NaiveBayesClassifier code :
classifier = nltk.NaiveBayesClassifier.train(training_set)
I am not sure about the exact format of your data, but you can not simply merge different classifiers. The Naive Bayes classifier stores a probability distribution based on the data it was trained on, and you can not merge probability distributions without access to the original data.
If you look at the source code here: http://www.nltk.org/_modules/nltk/classify/naivebayes.html
an instance of the classifier stores:
self._label_probdist = label_probdist
self._feature_probdist = feature_probdist
these are calculated in the train method using relative frequency counts. (e.g P(L_1) = (# of L1 in training set) / (# labels in training set). To combine the two, you would want to get (# of L1 in Train 1 + Train 2)/(# of labels in T1 + T2).

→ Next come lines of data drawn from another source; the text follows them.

diff --git a/ilqr_iterative_tasks_amd/csrc/i2lqr_group.hpp b/ilqr_iterative_tasks_amd/csrc/i2lqr_group.hpp
--- a/ilqr_iterative_tasks_amd/csrc/i2lqr_group.hpp
+++ b/ilqr_iterative_tasks_amd/csrc/i2lqr_group.hpp
@@ -244,7 +244,10 @@
     }
   }
 
-  __device__ __forceinline__ T rollout(int XUo, int TRo, const T (&xT)[n]) const {
+  __device__ __forceinline__ T rollout(int XUo, int TRo, const T (&xT)[n], bool chains) const {
+    if constexpr (G == 16 && Sys::kTrigFreeTail) {
+      if (__builtin_expect(chains, 1)) return rollout_row(XUo, TRo, xT);
+    }
     T x[n], u[m], xn[n], tr[NT];
 #pragma unroll
     for (int i = 0; i < n; i++) x[i] = S[XUo + i];
@@ -271,8 +274,171 @@
     return cost;
   }
 
+  __device__ __forceinline__ T rollout_row(int XUo, int TRo, const T (&xT)[n]) const {
+    static_assert(G == 16 && Sys::kTrigFreeTail, "see Sys::kTrigFreeTail");
+    const int N = loop_N();
+    for (int t = g; t < N; t += G) {
+      T u[m];
+#pragma unroll
+      for (int a = 0; a < m; a++) u[a] = clip(S[XUo + t * W + n + a], -c.u_max[a], c.u_max[a]);
+#pragma unroll
+      for (int a = 0; a < m; a++) S[XUo + t * W + n + a] = u[a];
+    }
+    wave_sync();
+    T x[n], u[m], xn[n], tr[NT];
+#pragma unroll
+    for (int i = 0; i < n; i++) x[i] = S[XUo + i];
+#pragma unroll
+    for (int q = 0; q < NT; q++) tr[q] = T(0);
+    for (int t = 0; t < N; t++) {
+#pragma unroll
+      for (int a = 0; a < m; a++) u[a] = S[XUo + t * W + n + a];
+      Sys::step_tr(c, x, u, tr, xn);
+#pragma unroll
+      for (int i = 2; i < n; i++) S[XUo + (t + 1) * W + i] = xn[i];
+#pragma unroll
+      for (int i = 2; i < n; i++) x[i] = xn[i];
+    }
+    const int rounds = (N + G) / G;
+    for (int r = 0; r < rounds; r++) {
+      const int t0 = g + r * G;
+      const int t = t0 < N ? t0 : N;
+      T xe[n];
+      xe[0] = T(0); xe[1] = T(0);
+#pragma unroll
+      for (int i = 2; i < n; i++) xe[i] = S[XUo + t * W + i];
+      Sys::trig(xe, tr);
+#pragma unroll
+      for (int q = 0; q < NT; q++) S[TRo + t * NT + q] = tr[q];
+    }
+    wave_sync();
+    T un[m], trn[NT];
+#pragma unroll
+    for (int i = 0; i < n; i++) x[i] = S[XUo + i];
+#pragma unroll
+    for (int a = 0; a < m; a++) u[a] = S[XUo + n + a];
+#pragma unroll
+    for (int q = 0; q < NT; q++) tr[q] = S[TRo + q];
+    for (int t = 0; t < N; t++) {
+#pragma unroll
+      for (int a = 0; a < m; a++) un[a] = S[XUo + (t + 1) * W + n + a];
+#pragma unroll
+      for (int q = 0; q < NT; q++) trn[q] = S[TRo + (t + 1) * NT + q];
+      Sys::step_tr(c, x, u, tr, xn);
+#pragma unroll
+      for (int i = 0; i < n; i++) S[XUo + (t + 1) * W + i] = xn[i];
+#pragma unroll
+      for (int i = 0; i < n; i++) x[i] = xn[i];
+#pragma unroll
+      for (int a = 0; a < m; a++) u[a] = un[a];
+#pragma unroll
+      for (int q = 0; q < NT; q++) tr[q] = trn[q];
+    }
+    const T cost = terminal_cost(x, xT);
+    wave_sync();
+    return cost;
+  }
+
   __device__ __forceinline__ void prep(int XUo, int TRo, const T (&ob)[6], T pa, T pb, int first,
-                                       int stride) const {
+                                       int stride, bool chains) const {
+    if (__builtin_expect(chains, 1)) {
+      if (sizeof(T) == 8 && __builtin_expect(c.fast_barrier, 1))
+        prep_chains<true>(XUo, TRo, ob, pa, pb, first, stride);
+      else
+        prep_chains<false>(XUo, TRo, ob, pa, pb, first, stride);
+    } else {
+      prep_serial(XUo, TRo, ob, pa, pb, first, stride);
+    }
+    wave_sync();
+    ws_publish();
+  }
+
+  template <bool FASTB>
+  __device__ __forceinline__ void prep_chains(int XUo, int TRo, const T (&ob)[6], T pa, T pb,
+                                              int first, int stride) const {
+    static_assert(m == 2, "two inputs");
+    const bool has_ob = ob[5] >= T(0);
+    const int opt = has_ob ? (int)ob[5] : 0;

However, the naive bayes procedure isn't too hard to implement from scratch, especially if you follow the 'train' source code in the link above. Here is an outline, using the NaiveBayes source code
Store 'FreqDist' objects for each subset of the data for the labels and features.

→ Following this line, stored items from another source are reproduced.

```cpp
int pytc_channel_stats_slots(int64_t rows);
int pytc_channel_stats(const void* x, float* stats, int N, int64_t rows, int C, int dtype, void* stream);
int pytc_norm_finalize_groups(const float* stats, int slots, float count, const float* gamma, const float* beta,
                              float eps, int groups, float* ab, int N, int C, void* stream);
int pytc_affine_act(const void* x, void* y, const float* ab, int N, int64_t rows, int C, int act, float prm,
                    int dtype, void* stream);
int pytc_maxpool3d_fwd(const void* x, void* y, int N, int D, int H, int W, int C, int fz, int fy, int fx, int dtype,
                       void* stream);
int pytc_dwconvT3d_generic_fwd(const void* x, void* y, const float* w, int N, int D, int H, int W, int C,
                               const int32_t* kernel, const int32_t* stride, const int32_t* pad, int dtype,
                               void* stream);


int pytc_groupnorm_finalize_mr(const float* stats, int slots, float count, const float* gamma, const float* beta,
                               float eps, float* ab, float* mean_rstd, int N, int C, void* stream);
int pytc_gelu(const void* x, const void* dy, void* out, int64_t n, int dtype, void* stream);
int pytc_add_inplace(void* y, const void* x, int64_t n, int dtype, void* stream);
int pytc_pw_wgrad_slots(int64_t rows_total);
int pytc_pw_wgrad(const void* x, const float* ab, const void* dy, float* dW, float* db, float* workspace, int N,
                  int64_t rows_per_sample, int C_in, int C_out, int dtype, int x_act , void* stream);
int pytc_dw_wgrad_slots(int N, const int32_t* gdims, const int32_t* xdims, int C, int K, int stride, int dtype);
int pytc_dw_wgrad(const void* g, const void* x, float* dW, float* db, float* workspace, int N, const int32_t* gdims,
                  const int32_t* xdims, int C, int K, int stride, int dtype, void* stream);

int pytc_pw_wgrad_partial(const void* x, const float* ab, const void* dy, float* workspace, int want_db, int N,
                          int64_t rows_per_sample, int C_in, int C_out, int dtype, int x_act, int* slots_out, void* stream);
int pytc_pw_wgrad_dgrad_supported(int C_in, int C_out, int dtype);
int pytc_pw_wgrad_dgrad_partial(const void* x, const void* dy, const void* w_t_paired, void* dx, float* workspace, int want_db, int N,
                                int64_t rows_per_sample, int C_in, int C_out, int dtype, int* slots_out, void* stream);
int pytc_mixer_bwd_rc_supported(int C, int C_hid, int C_out, int dtype);
// ... 175 lines not shown
```

pytorch_connectomics_amd/_native.py:

```python
from __future__ import annotations

import ctypes as C
import os
from pathlib import Path

LIB_PATH = Path(__file__).resolve().parent / "lib" / "libpytc_hip.so"
ABI_VERSION = 5

F32, BF16 = 0, 1
OK = 0

VIEW_FLIP_Z, VIEW_FLIP_Y, VIEW_FLIP_X, VIEW_SWAP_YX, VIEW_SWAP_ZY, VIEW_SWAP_ZX = 1, 2, 4, 8, 16, 32
VIEW_SWAPS = {VIEW_SWAP_YX: (1, 2), VIEW_SWAP_ZY: (0, 1), VIEW_SWAP_ZX: (0, 2)}
PAD_MODES = {"constant": 0, "reflect": 1, "replicate": 2, "circular": 3}
BLEND_PRODUCT, BLEND_MIN = 0, 1
ACT_NONE, ACT_SIGMOID, ACT_TANH, ACT_GELU, ACT_SOFTMAX, ACT_RELU, ACT_LEAKY, ACT_ELU = 0, 1, 2, 3, 4, 5, 6, 7
RES_NONE, RES_ADD, RES_UPSAMPLE, RES_GELU_BWD, RES_NORM_BWD = 0, 1, 2, 3, 4


class PwArgs(C.Structure):
    _fields_ = [
        ("x", C.c_void_p), ("w_packed", C.c_void_p), ("bias", C.c_void_p), ("ab", C.c_void_p),
        ("res", C.c_void_p), ("y", C.c_void_p),
        ("N", C.c_int), ("rows_per_sample", C.c_int64),
        ("C_in", C.c_int), ("C_out", C.c_int),
        ("in_dtype", C.c_int), ("out_dtype", C.c_int), ("w_dtype", C.c_int),
        ("act", C.c_int), ("res_mode", C.c_int), ("gather", C.c_int),
        ("Di", C.c_int), ("Hi", C.c_int), ("Wi", C.c_int),
        ("res_low", C.c_void_p), ("res_bias", C.c_void_p), ("pre_act", C.c_int), ("w_paired", C.c_int),
    ]


class MlpArgs(C.Structure):
    _fields_ = [
        ("t", C.c_void_p), ("ab", C.c_void_p), ("w2_packed", C.c_void_p), ("b2", C.c_void_p),
        ("w3_packed", C.c_void_p), ("b3", C.c_void_p), ("res", C.c_void_p), ("res_low", C.c_void_p),
        ("res_bias", C.c_void_p), ("y", C.c_void_p),
        ("N", C.c_int), ("rows_per_sample", C.c_int64),
        ("C_in", C.c_int), ("C_hid", C.c_int), ("C_out", C.c_int), ("res_mode", C.c_int),
        ("Di", C.c_int), ("Hi", C.c_int), ("Wi", C.c_int), ("w3_format", C.c_int), ("per_sample", C.c_int),
    ]


W3_BF16, W3_F16 = 0, 1
NORM_NONE, NORM_ZSCORE, NORM_MINMAX, NORM_DIVIDE = 0, 1, 2, 3
RAW_DTYPES = {"uint8": 0, "int8": 1, "uint16": 2, "int16": 3, "uint32": 4, "int32": 5, "float32": 6, "float64": 7}


class ReduceItem(C.Structure):
    _fields_ = [("part", C.c_void_p), ("out", C.c_void_p), ("n", C.c_int64), ("slots", C.c_int32), ("out_t", C.c_int32)]


class Conv3dArgs(C.Structure):
    _fields_ = [
        ("x", C.c_void_p), ("w_packed", C.c_void_p), ("bias", C.c_void_p), ("ab", C.c_void_p), ("res", C.c_void_p),
        ("y", C.c_void_p),
        ("N", C.c_int), ("D", C.c_int), ("H", C.c_int), ("W", C.c_int), ("C_in", C.c_int), ("C_out", C.c_int),
        ("kd", C.c_int), ("kh", C.c_int), ("kw", C.c_int),
        ("act_in", C.c_int), ("act_param", C.c_float), ("res_mode", C.c_int), ("dtype", C.c_int),
    ]
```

label_freqdist = FreqDist()
feature_freqdist = defaultdict(FreqDist)
feature_values = defaultdict(set)
fnames = set()
# Count up how many times each feature value occurred, given
# the label and featurename.
for featureset, label in labeled_featuresets:
label_freqdist[label] += 1
for fname, fval in featureset.items():
# Increment freq(fval|label, fname)
feature_freqdist[label, fname][fval] += 1
# Record that fname can take the value fval.
feature_values[fname].add(fval)
# Keep a list of all feature names.
fnames.add(fname)
# If a feature didn't have a value given for an instance, then
# we assume that it gets the implicit value 'None.' This loop
# counts up the number of 'missing' feature values for each
# (label,fname) pair, and increments the count of the fval
# 'None' by that amount.
for label in label_freqdist:
num_samples = label_freqdist[label]
for fname in fnames:
count = feature_freqdist[label, fname].N()
# Only add a None key when necessary, i.e. if there are
# any samples with feature 'fname' missing.
if num_samples - count > 0:
feature_freqdist[label, fname][None] += num_samples - count
feature_values[fname].add(None)
# Use pickle to store label_freqdist, feature_freqdist,feature_values
Combine those using their built-in 'add' method. This will allow you to get the relative frequency across all the data.
all_label_freqdist = FreqDist()
all_feature_freqdist = defaultdict(FreqDist)
all_feature_values = defaultdict(set)
for file in train_labels:
f = open(file,"rb")
all_label_freqdist += pickle.load(f)
f.close()
# Combine the default dicts for features similarly
Use the 'estimator' to create a probability distribution.
estimator = ELEProbDist()
label_probdist = estimator(all_label_freqdist)
# Create the P(fval|label, fname) distribution
feature_probdist = {}
for ((label, fname), freqdist) in all_feature_freqdist.items():
probdist = estimator(freqdist, bins=len(all_feature_values[fname]))
feature_probdist[label, fname] = probdist
classifier = NaiveBayesClassifier(label_probdist, feature_probdist)
The classifier will not combine the counts across all the data and produce what you need.